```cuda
__host__ __device__ __forceinline__ uint32_t h16_scale_exp(float amax) {
#ifdef __CUDA_ARCH__
    const uint32_t b = __float_as_uint(amax) & 0x7FFFFFFFu;
#else
    union { float f; uint32_t u; } c; c.f = amax; const uint32_t b = c.u & 0x7FFFFFFFu;
#endif
    int e = (int)(b >> 23);
    if (b == 0u || e == 255) return 127u;
    if (e == 0) e = 1;
// ... 185 lines not shown
        }
    } else if (warp >= SPLIT_WARP0 && warp < EPI_WARP0) {
        const int G = (APRE && BPRE) ? 1 : sc.split_groups, per_group = SPLIT_WARPS * 32 / G;
        const int tix = threadIdx.x - SPLIT_WARP0 * 32;
        const int grp = tix / per_group, tg = tix - grp * per_group;
        const float s_a = APRE ? 1.0f : h16_scale(h16_a_amax(sc)), s_b = BPRE ? 1.0f : h16_scale(*sc.b_amax);
        uint32_t g = 0;
        for (int idx = 0; idx < work->n_items; ++idx) {
            int tile, kb0, kb1;
            item_at(idx, tile, kb0, kb1);
            int n_kb = kb1 - kb0;
            if (p.k_split > 0) { int m0p, n0, kz0, KT, neff, z; tile_origin(tile, m0p, n0, kz0, KT, neff, z); n_kb = KT; }
            for (int kt = 0; kt < n_kb; ++kt, ++g) {
                if ((int)(g % (uint32_t)G) != grp) continue;
                const uint32_t s = g % S_STAGES, ph = (g / S_STAGES) & 1;
                mbar_wait(&full[s], ph);
                if (APRE && BPRE) {
                    if (warp == SPLIT_WARP0 && lane == 0) mbar_arrive_remote(&split[s], 0);
                    continue;
                }
#pragma unroll 1
                for (int un = (APRE ? 256 : 0) + tg; un < (BPRE ? 256 : 512) && !(APRE && BPRE); un += per_group) {
                    const int op = un >> 8;
                    const uint32_t r = ((uint32_t)un & 255u) >> 1, hq = (uint32_t)un & 1u;
                    const uint32_t rowa = smem_u32(smem + s * S_STAGE_BYTES) + (op ? A_BYTES : 0) + r * 128u;
                    float4 v[4];
#pragma unroll
                    for (int j = 0; j < 4; ++j)
                        asm volatile("ld.shared.v4.f32 {%0, %1, %2, %3}, [%4];" : "=f"(v[j].x), "=f"(v[j].y), "=f"(v[j].z), "=f"(v[j].w)
                                     : "r"(rowa + (((4u * hq + (uint32_t)j) ^ (r & 7u)) << 4)));
                    uint32_t hp[8], lp[8];
                    if (sc.cvt_unpack) split16<true>(v, op ? s_b : s_a, hp, lp); else split16<false>(v, op ? s_b : s_a, hp, lp);
#pragma unroll
                    for (int j = 0; j < 2; ++j) {
                        asm volatile("st.shared.v4.b32 [%0], {%1, %2, %3, %4};" ::"r"(rowa + (((4u * hq + (uint32_t)j) ^ (r & 7u)) << 4)),
                                     "r"(hp[4 * j]), "r"(hp[4 * j + 1]), "r"(hp[4 * j + 2]), "r"(hp[4 * j + 3]) : "memory");
                        asm volatile("st.shared.v4.b32 [%0], {%1, %2, %3, %4};" ::"r"(rowa + (((4u * hq + 2u + (uint32_t)j) ^ (r & 7u)) << 4)),
                                     "r"(lp[4 * j]), "r"(lp[4 * j + 1]), "r"(lp[4 * j + 2]), "r"(lp[4 * j + 3]) : "memory");
                    }
                }
                asm volatile("fence.proxy.async.shared::cta;" ::: "memory");
                __syncwarp();
                if (lane == 0) mbar_arrive_remote(&split[s], 0);
            }
        }
    }
    if (warp >= SPLIT_WARP0) {
        const bool helper = warp < EPI_WARP0;
        const int ew = helper ? warp - SPLIT_WARP0 : warp - EPI_WARP0;
        const int quad = ew & 3;
        const int chalf = ew >> 2;
        const uint32_t stg = helper ? smem_u32(smem) + (uint32_t)ew * 4096u : smem_u32(stg_base) + (uint32_t)ew * 4096u;
        const int rsub = lane >> 3, cpiece = (lane & 7) * 4;
        constexpr int RB = sizeof(typename Epi::Row4) > 36 ? 2 : 4;
        const float inv_s = h16_inv_scale(APRE ? *sc.a_scale_src : h16_a_amax(sc)) * h16_inv_scale(*sc.b_amax);
        float vmax = 0.0f;
        if (work->n_head != 0 && (!helper || work->n_items == 1)) {
            int tile, kb0_, kb1_, m0p, n0, kz0, KT, neff, z;
            item_at(0, tile, kb0_, kb1_);
            tile_origin(tile, m0p, n0, kz0, KT, neff, z);
            const int n_chunks = min(BN / 32, (p.N - n0 + 31) / 32);
            int cc_begin = chalf * 4, cc_end = min(n_chunks, chalf * 4 + 4);
            if (work->n_items == 1) { if (helper) cc_begin = min(cc_begin + 2, cc_end); else cc_end = min(cc_end, cc_begin + 2); }
            mbar_wait(&acc_full[0], 0);
            asm volatile("tcgen05.fence::after_thread_sync;" ::: "memory");
            if (ew == 0 && !helper) TC2P_MARKX(48);
            if (cc_begin >= cc_end && !helper) {
                asm volatile("tcgen05.fence::before_thread_sync;" ::: "memory");
                __syncwarp();
                if (lane == 0) mbar_arrive_remote(&acc_empty[0], 0);
            }
#pragma unroll 1
            for (int cc = cc_begin; cc < cc_end; ++cc) {
                uint32_t r[32];
                tmem_ld32_nowait(tmem_base + ((uint32_t)(quad * 32) << 16) + (uint32_t)(cc * 32), r);
                asm volatile("tcgen05.wait::ld.sync.aligned;" ::: "memory");
                if (cc == cc_end - 1 && !helper) {
                    asm volatile("tcgen05.fence::before_thread_sync;" ::: "memory");
                    __syncwarp();
                    if (lane == 0) mbar_arrive_remote(&acc_empty[0], 0);
                }
                const uint32_t dst = stg + (uint32_t)lane * 128u;
#pragma unroll
                for (int j = 0; j < 8; ++j)
                    asm volatile("st.shared.v4.f32 [%0], {%1, %2, %3, %4};" ::"r"(dst + (uint32_t)((j ^ (lane & 7)) << 4)), "f"(__uint_as_float(r[4 * j])),
                                 "f"(__uint_as_float(r[4 * j + 1])), "f"(__uint_as_float(r[4 * j + 2])), "f"(__uint_as_float(r[4 * j + 3])) : "memory");
                __syncwarp();
                float* dstp = sk_ws + (size_t)pair * SK_SLOT_FLOATS + (size_t)((int)rank * BM + quad * 32 + rsub) * BN + cc * 32 + cpiece;
                const uint32_t sa = stg + (uint32_t)rsub * 128u;
#pragma unroll
                for (int k = 0; k < 8; ++k) {
                    float4 v;
                    asm volatile("ld.shared.v4.f32 {%0, %1, %2, %3}, [%4];" : "=f"(v.x), "=f"(v.y), "=f"(v.z), "=f"(v.w)
                                 : "r"(sa + (uint32_t)k * 512u + (uint32_t)(((lane & 7) ^ ((k * 4 + rsub) & 7)) << 4)));
                    __stcg(reinterpret_cast<float4*>(dstp + (size_t)k * 4 * BN), v);
                }
            }
            __syncwarp();
            if (lane == 0) {
                __threadfence();
                for (int cc = cc_begin; cc < cc_end; ++cc)
                    asm volatile("st.relaxed.gpu.global.u32 [%0], %1;" ::"l"(sk_flags + (size_t)pair * SK_SLOT_FLAGS + rank * 32u + (uint32_t)quad * 8u + (uint32_t)cc),
                                 "r"(sk_epoch) : "memory");
            }
        }
        if (ew == 0 && !helper) TC2P_MARKX(49);
        uint32_t i = (uint32_t)(helper ? max(work->n_items - 1, work->n_head) : work->n_head);
        for (; (int)i < work->n_items; ++i) {
            int tile, kb0_, kb1_, m0p, n0, kz0, KT, neff, z;
            item_at((int)i, tile, kb0_, kb1_);
            tile_origin(tile, m0p, n0, kz0, KT, neff, z);
            const uint32_t b = i & 1, u = i >> 1;
            const bool last = (int)i == work->n_items - 1;
            const bool fix = work->fix != 0 && (int)i == work->n_head;
            Epi e = epi;
            if (p.k_split > 0) e.at_z(z);
            const int row_base = m0p + (int)rank * BM + quad * 32;
            const int n_chunks = min(BN / 32, (p.N - n0 + 31) / 32);
            int cc_begin = chalf * 4, cc_end = min(n_chunks, chalf * 4 + 4);
            if (last) { if (helper) cc_begin = min(cc_begin + 2, cc_end); else cc_end = min(cc_end, cc_begin + 2); }
            mbar_wait(&acc_full[b], u & 1);
            asm volatile("tcgen05.fence::after_thread_sync;" ::: "memory");
            if (ew == 0 && !helper) TC2P_MARK(i, 2);
            float rs[8];
#pragma unroll
            for (int k = 0; k < 8; ++k) rs[k] = 0.0f;
            if (cc_begin >= cc_end && !helper) {
                asm volatile("tcgen05.fence::before_thread_sync;" ::: "memory");
                __syncwarp();
                if (lane == 0) mbar_arrive_remote(&acc_empty[b], 0);
            }
#pragma unroll 1
            for (int cc = cc_begin; cc < cc_end; ++cc) {
                const int col0 = cc * 32;
                uint32_t r[32];
                tmem_ld32_nowait(tmem_base + ((uint32_t)(quad * 32) << 16) + b * BN + (uint32_t)col0, r);
                asm volatile("tcgen05.wait::ld.sync.aligned;" ::: "memory");
                if (cc == cc_end - 1 && !helper) {
                    asm volatile("tcgen05.fence::before_thread_sync;" ::: "memory");
                    __syncwarp();
                    if (lane == 0) mbar_arrive_remote(&acc_empty[b], 0);
                }
                const uint32_t dst = stg + (uint32_t)lane * 128u;
#pragma unroll
                for (int j = 0; j < 8; ++j)
                    asm volatile("st.shared.v4.f32 [%0], {%1, %2, %3, %4};" ::"r"(dst + (uint32_t)((j ^ (lane & 7)) << 4)), "f"(__uint_as_float(r[4 * j])),
                                 "f"(__uint_as_float(r[4 * j + 1])), "f"(__uint_as_float(r[4 * j + 2])), "f"(__uint_as_float(r[4 * j + 3])) : "memory");
                __syncwarp();
                if (fix) {
                    const int c_first = work->last.c_first, c_count = work->last.c_count;
                    const uint32_t fidx = rank * 32u + (uint32_t)quad * 8u + (uint32_t)cc;
                    if (lane < c_count) {
                        const unsigned* fl = sk_flags + (size_t)(c_first + lane) * SK_SLOT_FLAGS + fidx;
                        unsigned seen;
                        do {
                            asm volatile("ld.acquire.gpu.global.u32 %0, [%1];" : "=r"(seen) : "l"(fl) : "memory");
                        } while (seen != sk_epoch);
                    }
                    __syncwarp();
                    const size_t toff = (size_t)((int)rank * BM + quad * 32 + rsub) * BN + col0 + cpiece;
                    const uint32_t sa = stg + (uint32_t)rsub * 128u;
#pragma unroll 1
                    for (int c = 0; c < c_count; ++c) {
                        const float* srcp = sk_ws + (size_t)(c_first + c) * SK_SLOT_FLOATS + toff;
                        float4 v[8];
#pragma unroll
                        for (int k = 0; k < 8; ++k) v[k] = __ldcg(reinterpret_cast<const float4*>(srcp + (size_t)k * 4 * BN));
#pragma unroll
                        for (int k = 0; k < 8; ++k) {
                            const uint32_t ad = sa + (uint32_t)k * 512u + (uint32_t)(((lane & 7) ^ ((k * 4 + rsub) & 7)) << 4);
                            float4 w;
                            asm volatile("ld.shared.v4.f32 {%0, %1, %2, %3}, [%4];" : "=f"(w.x), "=f"(w.y), "=f"(w.z), "=f"(w.w) : "r"(ad));
                            asm volatile("st.shared.v4.f32 [%0], {%1, %2, %3, %4};" ::"r"(ad), "f"(w.x + v[k].x), "f"(w.y + v[k].y), "f"(w.z + v[k].z), "f"(w.w + v[k].w) : "memory");
// ... 134 lines not shown
```
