proof_protocol_decoder_amd/csrc/stark_kernels.hip:

```cpp
#include "common.hpp"
#include "gl.hpp"
#include "poseidon.cuh"
#include "poseidon_mx.cuh"
#include "stark_kernels.hpp"
#include "quotient_dev.cuh"
#include "air_program.hpp"

namespace {

using gl::Ext;
using namespace bpg::k5;

__device__ __forceinline__ uint64_t splitmix64(uint64_t x) {
  uint64_t z = x + 0x9E3779B97F4A7C15ULL;
  z = (z ^ (z >> 30)) * 0xBF58476D1CE4E5B9ULL;
  z = (z ^ (z >> 27)) * 0x94D049BB133111EBULL;
  return z ^ (z >> 31);
}
__device__ __forceinline__ uint64_t rnd(uint64_t seed, uint64_t col, uint64_t row) {
  return gl::canon(splitmix64(seed ^ (col << 32) ^ row));
}
__device__ __forceinline__ uint64_t pow_e(uint64_t t, uint32_t e) {
  return e == 3 ? gl::mulc(gl::mulc(t, t), t) : t;
}
// ... 993 lines not shown
      e[m][0] = a.values[2 * (base[m] + o0) + comp];
      e[m][1] = a.values[2 * (base[m] + o1) + comp];
    }
    poseidon::mx::permute<NS>(e, c);
  }
#pragma unroll
  for (int m = 0; m < NS; m++) {
    const uint64_t id = id0 + 16 * m;
    if (id < n_leaves) {
      const uint32_t t = (uint32_t)(id >> log_q), m0 = (uint32_t)(id & ((1u << log_q) - 1));
      const uint64_t leaf = gl::bitrev((uint32_t)(t + ((uint64_t)m0 << a.rate_bits)), log_q + a.rate_bits);
      a.digests[leaf * 4 + c.kb] = gl::canon(e[m][0]);
    }
  }
}
__global__ void __launch_bounds__(256) fri_fold_kernel(bpg::BatchOf<bpg::FriLayerArgs> batch) {
  if (gridDim.x * gridDim.y * gridDim.z <= 64) __builtin_amdgcn_s_setprio(3);
  const bpg::FriLayerArgs& a = batch.a[blockIdx.z];
  const uint32_t log_q = a.log_nl - a.arity_bits;
  const uint64_t n_out = (uint64_t)1 << (log_q + a.rate_bits);
  const uint64_t id = blockIdx.x * (uint64_t)blockDim.x + threadIdx.x;
  if (id >= n_out) return;
  const uint32_t t = (uint32_t)(id >> log_q), m0 = (uint32_t)(id & ((1u << log_q) - 1));
  const uint64_t base = ((uint64_t)t << a.log_nl) + m0;
  const uint64_t x_inv = gl::mulc(a.g_t_inv[t], root_pow(a.tw_nl_inv, a.log_nl, m0));
  uint64_t c0[16], c1[16];
#pragma unroll
  for (int j = 0; j < 16; j++) {
    const uint64_t p = base + ((uint64_t)j << log_q);
    c0[j] = a.values[2 * p];
    c1[j] = a.values[2 * p + 1];
  }
#pragma unroll
  for (int s = 0; s < 4; s++) {
    const int half = 8 >> s;
#pragma unroll
    for (int k0 = 0; k0 < 8; k0 += 2) {
      uint64_t d[4], w[4], r[4];
      int mm[2];
#pragma unroll
      for (int i = 0; i < 2; i++) {
        const int k = k0 + i, m = (k / half) * 2 * half + (k % half);
        mm[i] = m;
        const uint64_t wv = a.wa_inv_pow[(m & (half - 1)) << s];
        const uint64_t x0 = c0[m], x1 = c1[m], y0 = c0[m + half], y1 = c1[m + half];
        c0[m] = gl::addc(x0, y0);
        c1[m] = gl::addc(x1, y1);
        d[2 * i] = gl::subc(x0, y0);
        d[2 * i + 1] = gl::subc(x1, y1);
        w[2 * i] = wv;
        w[2 * i + 1] = wv;
      }
      if (half == 1) {
#pragma unroll
        for (int i = 0; i < 4; i++) r[i] = d[i];
      } else {
        gl::mul_n<4>(d, w, r);
#pragma unroll
        for (int i = 0; i < 4; i++) r[i] = gl::canon(r[i]);
        __builtin_amdgcn_sched_barrier(0);
      }
#pragma unroll
      for (int i = 0; i < 2; i++) {
        c0[mm[i] + half] = r[2 * i];
        c1[mm[i] + half] = r[2 * i + 1];
      }
    }
  }
  const Ext bx = gl::scale(a.beta, x_inv);
  Ext acc = gl::ext(0);
#pragma unroll
  for (int i = 15; i >= 0; i--) {
    const int slot = ((i & 1) << 3) | ((i & 2) << 1) | ((i & 4) >> 1) | ((i & 8) >> 3);
    acc = gl::add(gl::mul(acc, bx), Ext{c0[slot], c1[slot]});
  }
  acc = gl::scale(acc, a.arity_inv);
  a.out[2 * id] = acc.c0;
  a.out[2 * id + 1] = acc.c1;
}
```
..........
▶ _What the task asks_:
Look through the listing above and copy each line with the word "quad" in it.

▶ _Answer area_:
        const int quad = ew & 3;
                tmem_ld32_nowait(tmem_base + ((uint32_t)(quad * 32) << 16) + (uint32_t)(cc * 32), r);
                float* dstp = sk_ws + (size_t)pair * SK_SLOT_FLOATS + (size_t)((int)rank * BM + quad * 32 + rsub) * BN + cc * 32 + cpiece;
                    asm volatile("st.relaxed.gpu.global.u32 [%0], %1;" ::"l"(sk_flags + (size_t)pair * SK_SLOT_FLAGS + rank * 32u + (uint32_t)quad * 8u + (uint32_t)cc),
            const int row_base = m0p + (int)rank * BM + quad * 32;
                tmem_ld32_nowait(tmem_base + ((uint32_t)(quad * 32) << 16) + b * BN + (uint32_t)col0, r);
                    const uint32_t fidx = rank * 32u + (uint32_t)quad * 8u + (uint32_t)cc;
                    const size_t toff = (size_t)((int)rank * BM + quad * 32 + rsub) * BN + col0 + cpiece;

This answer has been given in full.